Der Vorfall erscheint in der Tabelle „H&S Incidents“ mit einer automatisch vergebenen Referenznummer (z. B. INC-000001) und dem Untersuchungsstatus „Open“.

Untersuchung starten und abschließen

  1. Öffnen Sie die Detailseite des Vorfalls, öffnen Sie rechts oben das Menü „Aktionen“ und wählen Sie „Start Investigation“. Der „Investigation Status“ wechselt auf „Investigating“.
  2. Wählen Sie nach Abschluss der Ermittlungen im Menü „Aktionen“ den Eintrag „Close Investigation“. Der gleichnamige Dialog öffnet sich seitlich.
  3. Füllen Sie im Abschnitt „Investigation Closure“ die Pflichtfelder „Root Cause“, „Corrective Actions“ und „Investigation Findings Summary“ aus. „Closure Notes“ sind optional.
  4. Klicken Sie auf „Close Investigation“. Der Status wechselt auf „Closed“ und die Angaben erscheinen im Abschnitt „Untersuchung“ der Detailseite.
  5. Wenn neue Erkenntnisse auftauchen, wählen Sie „Aktionen > Reopen Investigation“ und erfassen Sie den Pflichtgrund „Grund für die Wiedereröffnung“ (3 bis 100 Zeichen). Die ursprünglichen Abschlussdaten bleiben erhalten und werden schreibgeschützt gespeichert.

Was danach passiert

  • Die Kennzahlen im Abschnitt „Wichtige Leistungsindikatoren“ (TRIR, LTIFR, HCIR, Recordable Incidents, Lost Days) werden sofort neu berechnet, sofern ein Coverage-Datensatz mit Arbeitsstunden vorliegt.
  • Der Untersuchungsstatus erscheint in der Spalte „Untersuchung“ der Vorfalltabelle und fließt in die Vollständigkeitsprüfung der Periode ein.
  • Jeder Statuswechsel wird in der Aktivitätshistorie protokolliert.

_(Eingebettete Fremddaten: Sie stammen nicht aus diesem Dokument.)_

__global__ void pack_wino63_frag_kernel(const float* __restrict__ W, int64_t M, int64_t Cin, int64_t split,
                                        int16_t* __restrict__ out) {
  const int64_t Mp = split ? 2 * M : M, Cp = split ? split : Cin;
  const int64_t ncg = Cp / 8;
  const int64_t o = blockIdx.x * (int64_t)blockDim.x + threadIdx.x;
  if (o >= NJ * Mp) return;
  const int j = (int)(o / Mp);
  const int64_t m = o - j * Mp;
  const float* g = (split && m >= M) ? W + ((m - M) * Cin + split) * 3 : W + (m * Cin) * 3;
  double mx = 0.0;
  for (int64_t c = 0; c < Cp; ++c) {
    const double u = fabs(wino63_u(j, g[3 * c], g[3 * c + 1], g[3 * c + 2]));
    mx = (u > mx || u != u) ? u : mx;
  }
  const int e = split_exponent(mx);
  int16_t* pj = out + (int64_t)j * (2 * ncg + 1) * Mp * 8;
  for (int64_t cg = 0; cg < ncg; ++cg) {
    f16x8 hi, lo;
#pragma unroll
    for (int i = 0; i < 8; ++i) {
      const int64_t c = 8 * cg + i;
      const double u = ldexp(wino63_u(j, g[3 * c], g[3 * c + 1], g[3 * c + 2]), e);
      const _Float16 h = (_Float16)(float)u;
      hi[i] = h;
      lo[i] = (_Float16)(float)(u - (double)(float)h);
    }
    *reinterpret_cast<f16x8*>(pj + (cg * Mp + m) * 8) = hi;
    *reinterpret_cast<f16x8*>(pj + ((ncg + cg) * Mp + m) * 8) = lo;
  }
  *reinterpret_cast<int4*>(pj + (2 * ncg * Mp + m) * 8) = int4{e, 0, 0, 0};
}

__global__ __launch_bounds__(256) void wino63_input_transform_kernel(
    const float* __restrict__ x, _Float16* __restrict__ Vh, int* __restrict__ Ve, int T, int Cin, int nq,
    int64_t nsext, int64_t nsp2, int64_t ncols, unsigned long long* __restrict__ hot) {
  __shared__ float red[4][8][NJ];
  const int tid = threadIdx.x, lane = tid & 63, wave = tid >> 6;
  const int s = tid & 7, cgs = tid >> 3;
  const int64_t S = (int64_t)blockIdx.x * 8 + s;
  const bool ok = S < nsext;
  const int64_t b = ok ? S / nq : 0;
  const int q = ok ? (int)(S - b * nq) : 0;
  const int ncg = Cin >> 3;
  auto transform = [&](int cg, f32x4 (&V)[2][8], bool want_max, float& xmax) {
#pragma unroll
    for (int h = 0; h < 2; ++h) {
      f32x4 d[8];
      wino63_load_sextet(x, b, q, T, Cin, ncols, ok, 8 * cg + 4 * h, d);
      if (want_max) wino63_absmax_own_frames(d, xmax);
      wino63_bt(d, V[h]);
    }
  };
  float cmax[NJ];
#pragma unroll
  for (int j = 0; j < NJ; ++j) cmax[j] = 0.f;
  float xm = 0.f;
  for (int cg = cgs; cg < ncg; cg += 32) {
    f32x4 V[2][8];
    transform(cg, V, hot != nullptr, xm);
#pragma unroll
    for (int j = 0; j < NJ; ++j)
#pragma unroll
      for (int h = 0; h < 2; ++h)
        cmax[j] = __builtin_elementwise_maximum(
            __builtin_elementwise_maximum(cmax[j], __builtin_elementwise_maximum(fabsf(V[h][j][0]), fabsf(V[h][j][1]))),
            __builtin_elementwise_maximum(fabsf(V[h][j][2]), fabsf(V[h][j][3])));
  }
  if (hot)
    wino63_hot_publish(hot, ((unsigned long long)__float_as_uint(xm) << 32) | (unsigned)(ok ? S : 0),
                       blockIdx.x * 4 + wave);
#pragma unroll
  for (int j = 0; j < NJ; ++j) {
    float m = cmax[j];
#pragma unroll
    for (int o = 8; o < 64; o <<= 1) m = __builtin_elementwise_maximum(m, __shfl_xor(m, o, 64));
    if (lane < 8) red[wave][lane][j] = m;
  }
  __syncthreads();
  int ecol[NJ];
#pragma unroll
  for (int j = 0; j < NJ; ++j) {
    const float m = __builtin_elementwise_maximum(__builtin_elementwise_maximum(red[0][s][j], red[1][s][j]),
                                                  __builtin_elementwise_maximum(red[2][s][j], red[3][s][j]));
    ecol[j] = split_exponent((double)m);
  }
  if (cgs == 0) {
#pragma unroll
    for (int j = 0; j < NJ; ++j) Ve[(int64_t)j * nsp2 + S] = ecol[j];
  }
  for (int cg = cgs; cg < ncg; cg += 32) {
    f32x4 V[2][8];
    transform(cg, V, false, xm);
#pragma unroll
    for (int j = 0; j < NJ; ++j) {
      f16x8 hi, lo;
#pragma unroll
      for (int i = 0; i < 8; ++i) {
        const float u = ldexpf(V[i >> 2][j][i & 3], ecol[j]);
        const _Float16 h = (_Float16)u;
        hi[i] = h;
        lo[i] = (_Float16)(u - (float)h);
      }
      _Float16* dst = Vh + (((int64_t)j * 2 * ncg + cg) * nsp2 + S) * 8;
      *reinterpret_cast<f16x8*>(dst) = hi;
      *reinterpret_cast<f16x8*>(dst + (int64_t)ncg * nsp2 * 8) = lo;
    }
  }
}

template <int WN>
__device__ __forceinline__ void wino63_f16x3_tile(
    char* smem_raw, const _Float16* __restrict__ Vh, const int* __restrict__ Ve, const int16_t* __restrict__ Wp,
    const float* __restrict__ bias, float* __restrict__ y, float* __restrict__ park, int Cin, int T, int M, int nq,
    int64_t nsext, int64_t nsp2, int tile_m, int tile_n, int tiles_n, int sub, int relu, int ldy, int vec2) {
  constexpr int MI = WN;
  constexpr int BN = 64 * WN;
  constexpr int NP = 16 + 4 * WN;
  constexpr int PW = (NP + 7) / 8;
  constexpr bool EVEN = NP % 8 == 0;
  const int m0 = tile_m * F_BM;
  const int64_t S0 = (int64_t)tile_n * F_BN + sub * BN;

  const int tid = threadIdx.x;
  const int lane = tid & 63;
  const int wave = __builtin_amdgcn_readfirstlane(tid >> 6);
  const int wm = wave / WN, wn = wave % WN;
  const int li = lane & 31, kh = lane >> 5;
  const int ncg = Cin >> 3, nk = Cin >> 4;
  const int G = NJ * nk;

  const int p0 = wave * NP / 8;
  const int npw = EVEN ? PW : (wave + 1) * NP / 8 - p0;
  const int16_t* src[PW];
  int64_t kstride[PW], jstride[PW];
  int ldst[PW];
#pragma unroll
  for (int i = 0; i < PW; ++i) {
    const int p = min(p0 + i, NP - 1);
    if (p < 16) {
      const int region = p >> 3, cgi = (p >> 2) & 1, r = 64 * (p & 3) + lane;
      src[i] = Wp + (((int64_t)region * ncg + cgi) * M + m0 + r) * 8;
      kstride[i] = (int64_t)2 * M * 8;
      jstride[i] = (int64_t)(2 * ncg + 1) * M * 8;
      ldst[i] = p * 1024;
    } else {
      const int v = p - 16;
      const int region = v / (2 * WN), cgi = (v / WN) & 1, r = 64 * (v % WN) + lane;
      src[i] = reinterpret_cast<const int16_t*>(Vh) + (((int64_t)region * ncg + cgi) * nsp2 + S0 + r) * 8;
      kstride[i] = (int64_t)2 * nsp2 * 8;
      jstride[i] = (int64_t)2 * ncg * nsp2 * 8;
      ldst[i] = (2 + region) * 8192 + cgi * 4096 + (v % WN) * 1024;
    }
  }
  auto issue = [&](int g) {
    const int j = g / nk, k = g - j * nk;
    char* dst = smem_raw + (g & 3) * F_ST;
#pragma unroll
    for (int i = 0; i < PW; ++i)
      if (EVEN || i < npw) glds16(src[i] + j * jstride[i] + k * kstride[i], dst + ldst[i]);
  };
  auto wait_stages = [&](auto ahead_tag) {
    constexpr int AHEAD = decltype(ahead_tag)::value;
    if (EVEN || npw == PW) wait_vmcnt<AHEAD * PW>(); else wait_vmcnt<AHEAD * (PW - 1)>();
  };

  f32x16 acc[MI][2];
#pragma unroll
  for (int mi = 0; mi < MI; ++mi)
#pragma unroll
    for (int ni = 0; ni < 2; ++ni)
#pragma unroll
      for (int e = 0; e < 16; ++e) acc[mi][ni][e] = 0.f;

  float* my_park = park + (int64_t)(tile_m * tiles_n + tile_n) * (F_PARK_PER_TILE / sizeof(float)) +
                   (int64_t)sub * (8 * MI) * F_THREADS * 4 + tid * 4;
  int* etab = reinterpret_cast<int*>(smem_raw + F_SMEM);
  auto unscale = [&](int j) {
    if (tid < F_BM)
      etab[tid] = reinterpret_cast<const int*>(Wp + (int64_t)j * (2 * ncg + 1) * M * 8 + (int64_t)2 * ncg * M * 8)[(int64_t)(m0 + tid) * 4];
    else if (tid - F_BM < BN)
      etab[tid] = Ve[(int64_t)j * nsp2 + S0 + tid - F_BM];
    __syncthreads();
    int ec[2];
#pragma unroll
    for (int ni = 0; ni < 2; ++ni) ec[ni] = etab[F_BM + wn * 64 + ni * 32 + li];
#pragma unroll
    for (int mi = 0; mi < MI; ++mi)
#pragma unroll
      for (int e = 0; e < 16; ++e) {
        const int r = etab[wm * (32 * MI) + mi * 32 + (e & 3) + 8 * (e >> 2) + 4 * kh];
#pragma unroll
        for (int ni = 0; ni < 2; ++ni) acc[mi][ni][e] = ldexpf(acc[mi][ni][e], -(r + ec[ni]));
      }
  };

  issue(0);
  if (G > 1) issue(1);
  if (G > 2) issue(2);
  for (int g = 0; g < G; ++g) {
    if (g + 2 < G) wait_stages(std::integral_constant<int, 2>{});
    else if (g + 1 < G) wait_stages(std::integral_constant<int, 1>{});
    else wait_vmcnt<0>();
    __builtin_amdgcn_sched_barrier(0);
    __builtin_amdgcn_s_barrier();
    __builtin_amdgcn_sched_barrier(0);
    if (g + 3 < G) issue(g + 3);
    __builtin_amdgcn_sched_barrier(0);
    const char* st = smem_raw + (g & 3) * F_ST;
    f16x8 ah[MI], al[MI], bh[2], bl[2];
#pragma unroll
    for (int mi = 0; mi < MI; ++mi) {
      const int off = (kh * 256 + wm * (32 * MI) + mi * 32 + li) * 16;
      ah[mi] = *reinterpret_cast<const f16x8*>(st + off);
      al[mi] = *reinterpret_cast<const f16x8*>(st + 8192 + off);
    }
#pragma unroll
    for (int ni = 0; ni < 2; ++ni) {
      const int off = (kh * 256 + wn * 64 + ni * 32 + li) * 16;
      bh[ni] = *reinterpret_cast<const f16x8*>(st + 16384 + off);
      bl[ni] = *reinterpret_cast<const f16x8*>(st + 24576 + off);
    }
#pragma unroll
    for (int ni = 0; ni < 2; ++ni)
#pragma unroll
      for (int mi = 0; mi < MI; ++mi) acc[mi][ni] = __builtin_amdgcn_mfma_f32_32x32x16_f16(ah[mi], bh[ni], acc[mi][ni], 0, 0, 0);
#pragma unroll
    for (int ni = 0; ni < 2; ++ni)
#pragma unroll
      for (int mi = 0; mi < MI; ++mi) acc[mi][ni] = __builtin_amdgcn_mfma_f32_32x32x16_f16(ah[mi], bl[ni], acc[mi][ni], 0, 0, 0);
#pragma unroll
    for (int ni = 0; ni < 2; ++ni)
#pragma unroll
      for (int mi = 0; mi < MI; ++mi) acc[mi][ni] = __builtin_amdgcn_mfma_f32_32x32x16_f16(al[mi], bh[ni], acc[mi][ni], 0, 0, 0);
    __builtin_amdgcn_sched_barrier(0);
    if (g % nk == nk - 1) {
      const int j = g / nk;
      unscale(j);
      if (j < NJ - 1) {
#pragma unroll
        for (int mi = 0; mi < MI; ++mi)
#pragma unroll
          for (int ni = 0; ni < 2; ++ni)
#pragma unroll
            for (int eq = 0; eq < 4; ++eq) {
              const f32x4 v = {acc[mi][ni][4 * eq], acc[mi][ni][4 * eq + 1], acc[mi][ni][4 * eq + 2], acc[mi][ni][4 * eq + 3]};
              *reinterpret_cast<f32x4*>(my_park + ((int64_t)j * 32 + (mi * 2 + ni) * 4 + eq) * F_THREADS * 4) = v;
#pragma unroll
              for (int e = 0; e < 4; ++e) acc[mi][ni][4 * eq + e] = 0.f;
            }
      }
      __builtin_amdgcn_sched_barrier(0);
    }
  }

  wait_vmcnt<0>();
#pragma unroll
  for (int ni = 0; ni < 2; ++ni) {
    const int64_t Sx = S0 + wn * 64 + ni * 32 + li;
    const bool col_ok = Sx < nsext;
    const int64_t b = col_ok ? Sx / nq : 0;
    const int q = col_ok ? (int)(Sx - b * nq) : 0;
    const int t = 6 * q;
    float* ycol = y + (b * M) * (int64_t)ldy + t;
#pragma unroll
    for (int mi = 0; mi < MI; ++mi)
#pragma unroll
      for (int eq = 0; eq < 4; ++eq) {
        f32x4 P[NJ - 1];
#pragma unroll
        for (int j = 0; j < NJ - 1; ++j)
          P[j] = *reinterpret_cast<const f32x4*>(my_park + ((int64_t)j * 32 + (mi * 2 + ni) * 4 + eq) * F_THREADS * 4);
        if (!col_ok) continue;
#pragma unroll
        for (int e4 = 0; e4 < 4; ++e4) {
          const int e = 4 * eq + e4;
          const int m = m0 + wm * (32 * MI) + mi * 32 + (e & 3) + 8 * (e >> 2) + 4 * kh;
          const float p12 = P[1][e4] + P[2][e4], m12 = P[1][e4] - P[2][e4];
          const float p34 = P[3][e4] + P[4][e4], m34 = P[3][e4] - P[4][e4];
          const float p56 = P[5][e4] + P[6][e4], m56 = P[5][e4] - P[6][e4];
          float o[6];
          o[0] = P[0][e4] + p12 + p34 + p56;
          o[1] = m12 + 2.f * m34 + 0.5f * m56;
          o[2] = p12 + 4.f * p34 + 0.25f * p56;
          o[3] = m12 + 8.f * m34 + 0.125f * m56;
          o[4] = p12 + 16.f * p34 + 0.0625f * p56;
          o[5] = m12 + 32.f * m34 + 0.03125f * m56 + acc[mi][ni][e];
          if (bias != nullptr) {
            const float bb = bias[m];
#pragma unroll
            for (int i = 0; i < 6; ++i) o[i] += bb;
          }
          if (relu) {
#pragma unroll
            for (int i = 0; i < 6; ++i) o[i] = tspn::relu_f32(o[i]);
          }
          float* dst = ycol + (int64_t)m * ldy;
          if (vec2) {
            *reinterpret_cast<f32x2*>(dst) = f32x2{o[0], o[1]};
            *reinterpret_cast<f32x2*>(dst + 2) = f32x2{o[2], o[3]};
            *reinterpret_cast<f32x2*>(dst + 4) = f32x2{o[4], o[5]};
          } else {
#pragma unroll
            for (int i = 0; i < 6; ++i)
              if (t + i < T) dst[i] = o[i];
          }
        }
      }
  }
}

__global__ __launch_bounds__(F_THREADS, 1) void conv3_wino63_kernel(
    const _Float16* __restrict__ Vh, const int* __restrict__ Ve, const int16_t* __restrict__ Wp,
    const float* __restrict__ bias, float* __restrict__ y, float* __restrict__ park, int Cin, int T, int M, int nq,
    int64_t nsext, int64_t nsp2, int tiles_m, int tiles_n, int relu, int ldy, int GM, int vec2) {
  extern __shared__ __attribute__((aligned(16))) char smem_raw[];

  const int f = max((GM >> 8) & 0xff, 1);
  GM &= 0xff;
  const int tiles = tiles_m * tiles_n;
  const int nsplit = f > 1 ? ((int)gridDim.x - tiles) / (f - 1) : 0;
  const int nfull = tiles - nsplit;
  const int bid = blockIdx.x;
  int wg, sub = 0;
  if (bid < nfull) {
    wg = xcd_remap(bid, nfull);
  } else {
    const int s = xcd_remap(bid - nfull, nsplit * f);
    wg = nfull + s / f;
    sub = s - (s / f) * f;
  }
  int tile_m, tile_n;
  grouped_tile(wg, GM, tiles_m, tiles_n, tile_m, tile_n);
  if (bid < nfull)
    wino63_f16x3_tile<4>(smem_raw, Vh, Ve, Wp, bias, y, park, Cin, T, M, nq, nsext, nsp2, tile_m, tile_n, tiles_n, 0, relu, ldy, vec2);
  else if (f == 2)
    wino63_f16x3_tile<2>(smem_raw, Vh, Ve, Wp, bias, y, park, Cin, T, M, nq, nsext, nsp2, tile_m, tile_n, tiles_n, sub, relu, ldy, vec2);
  else
    wino63_f16x3_tile<1>(smem_raw, Vh, Ve, Wp, bias, y, park, Cin, T, M, nq, nsext, nsp2, tile_m, tile_n, tiles_n, sub, relu, ldy, vec2);
}

int64_t padded_sextets(int64_t B, int64_t T) { return tspn::ceil_div(B * tspn::ceil_div(T, 6), SWG) * SWG; }
int64_t padded_sextets_f16x3(int64_t B, int64_t T) { return tspn::ceil_div(B * tspn::ceil_div(T, 6), F_BN) * F_BN; }

struct F16x3Layout {
  size_t v, e, park, total;
};
F16x3Layout f16x3_layout(int64_t B, int64_t T, int64_t Cin, int64_t M) {
  F16x3Layout L{};
  const size_t nsp2 = (size_t)padded_sextets_f16x3(B, T);
  L.v = 0;
  L.e = tspn::align_up((size_t)NJ * 2 * Cin * nsp2 * sizeof(_Float16), 256);
  L.park = L.e + tspn::align_up((size_t)NJ * nsp2 * sizeof(int), 256);
  L.total = L.park + (size_t)tspn::ceil_div(M, F_BM) * (nsp2 / F_BN) * F_PARK_PER_TILE;
  return L;
}

int check_common(const char* what, int64_t B, int64_t T, int64_t Cin, int64_t M, int64_t ldy) {
  TSPN_REQUIRE(B >= 0 && Cin > 0 && T > 0 && M > 0 && ldy >= T && ldy < (1 << 24), TSPN_EINVAL,
               "%s: bad sizes B=%lld T=%lld Cin=%lld M=%lld ldy=%lld", what, (long long)B, (long long)T,
               (long long)Cin, (long long)M, (long long)ldy);
  TSPN_REQUIRE(tspn::wino63_supported(Cin, M), TSPN_EUNSUPPORTED,
               "%s: needs Cin %% 32 == 0, M %% 32 == 0 (Cin=%lld M=%lld)", what, (long long)Cin, (long long)M);
  TSPN_REQUIRE(Cin < (1 << 24) && T < (1 << 24) && M < (1 << 24), TSPN_EUNSUPPORTED, "%s: dimension too large", what);
  return TSPN_OK;
}

}

bool tspn::wino63_supported(int64_t Cin, int64_t M) { return Cin > 0 && M > 0 && Cin % 32 == 0 && M % 32 == 0; }

size_t tspn::wino63_workspace_bytes(int64_t B, int64_t T, int64_t Cin) {
  if (B <= 0 || T <= 0 || Cin <= 0) return 0;
  return (size_t)(Cin / 4) * NJ * (size_t)padded_sextets(B, T) * 4 * sizeof(float);
}

extern "C" size_t tspn_conv3_tc_wino63_workspace_bytes(int64_t B, int64_t T, int64_t Cin) {
  return tspn::wino63_workspace_bytes(B, T, Cin);
}

extern "C" int tspn_pack_conv3_wino63_frag_f32(const float* W, int64_t M, int64_t Cin, int64_t split, float* frag,
                                               void* stream) {
  TSPN_REQUIRE(W && frag, TSPN_EINVAL, "tspn_pack_conv3_wino63_frag_f32: null pointer");
  TSPN_REQUIRE(M > 0 && Cin > 0 && split >= 0, TSPN_EINVAL, "tspn_pack_conv3_wino63_frag_f32: bad sizes");
  TSPN_REQUIRE(split == 0 || Cin == 2 * split, TSPN_EINVAL,
               "tspn_pack_conv3_wino63_frag_f32: split=%lld requires Cin == 2*split (Cin=%lld)", (long long)split,
               (long long)Cin);
  const int64_t Mp = split ? 2 * M : M, Cp = split ? split : Cin;
  TSPN_REQUIRE(Cp % KC == 0 && Mp % 32 == 0, TSPN_EUNSUPPORTED,
               "tspn_pack_conv3_wino63_frag_f32: needs (packed) Cin %% 8 == 0 and M %% 32 == 0 (Cin=%lld M=%lld)",
               (long long)Cp, (long long)Mp);
  const int64_t total = NJ * Cp * Mp;
  const int blocks = (int)std::min<int64_t>(tspn::ceil_div(total, 256), 8192);
  hipLaunchKernelGGL(pack_wino63_frag_kernel, dim3(blocks), dim3(256), 0, TSPN_STREAM(stream), W, M, Cin, split, frag);
  return tspn::check_launch("tspn_pack_conv3_wino63_frag_f32");
}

Tipp aus der Praxis: Schließen Sie alle Untersuchungen zu Todesfällen ab, bevor Sie die Periode abschließen – diese Prüfung blockiert den Periodenabschluss. Zusätzlich erwartet die Vollständigkeitsprüfung eine Abschlussquote von mindestens 90 % über alle Untersuchungen.

Änderungen und Irrtümer können vorkommen. Die Angaben in diesem Artikel wurden sorgfältig zusammengestellt, erheben jedoch keinen Anspruch auf Vollständigkeit oder Richtigkeit.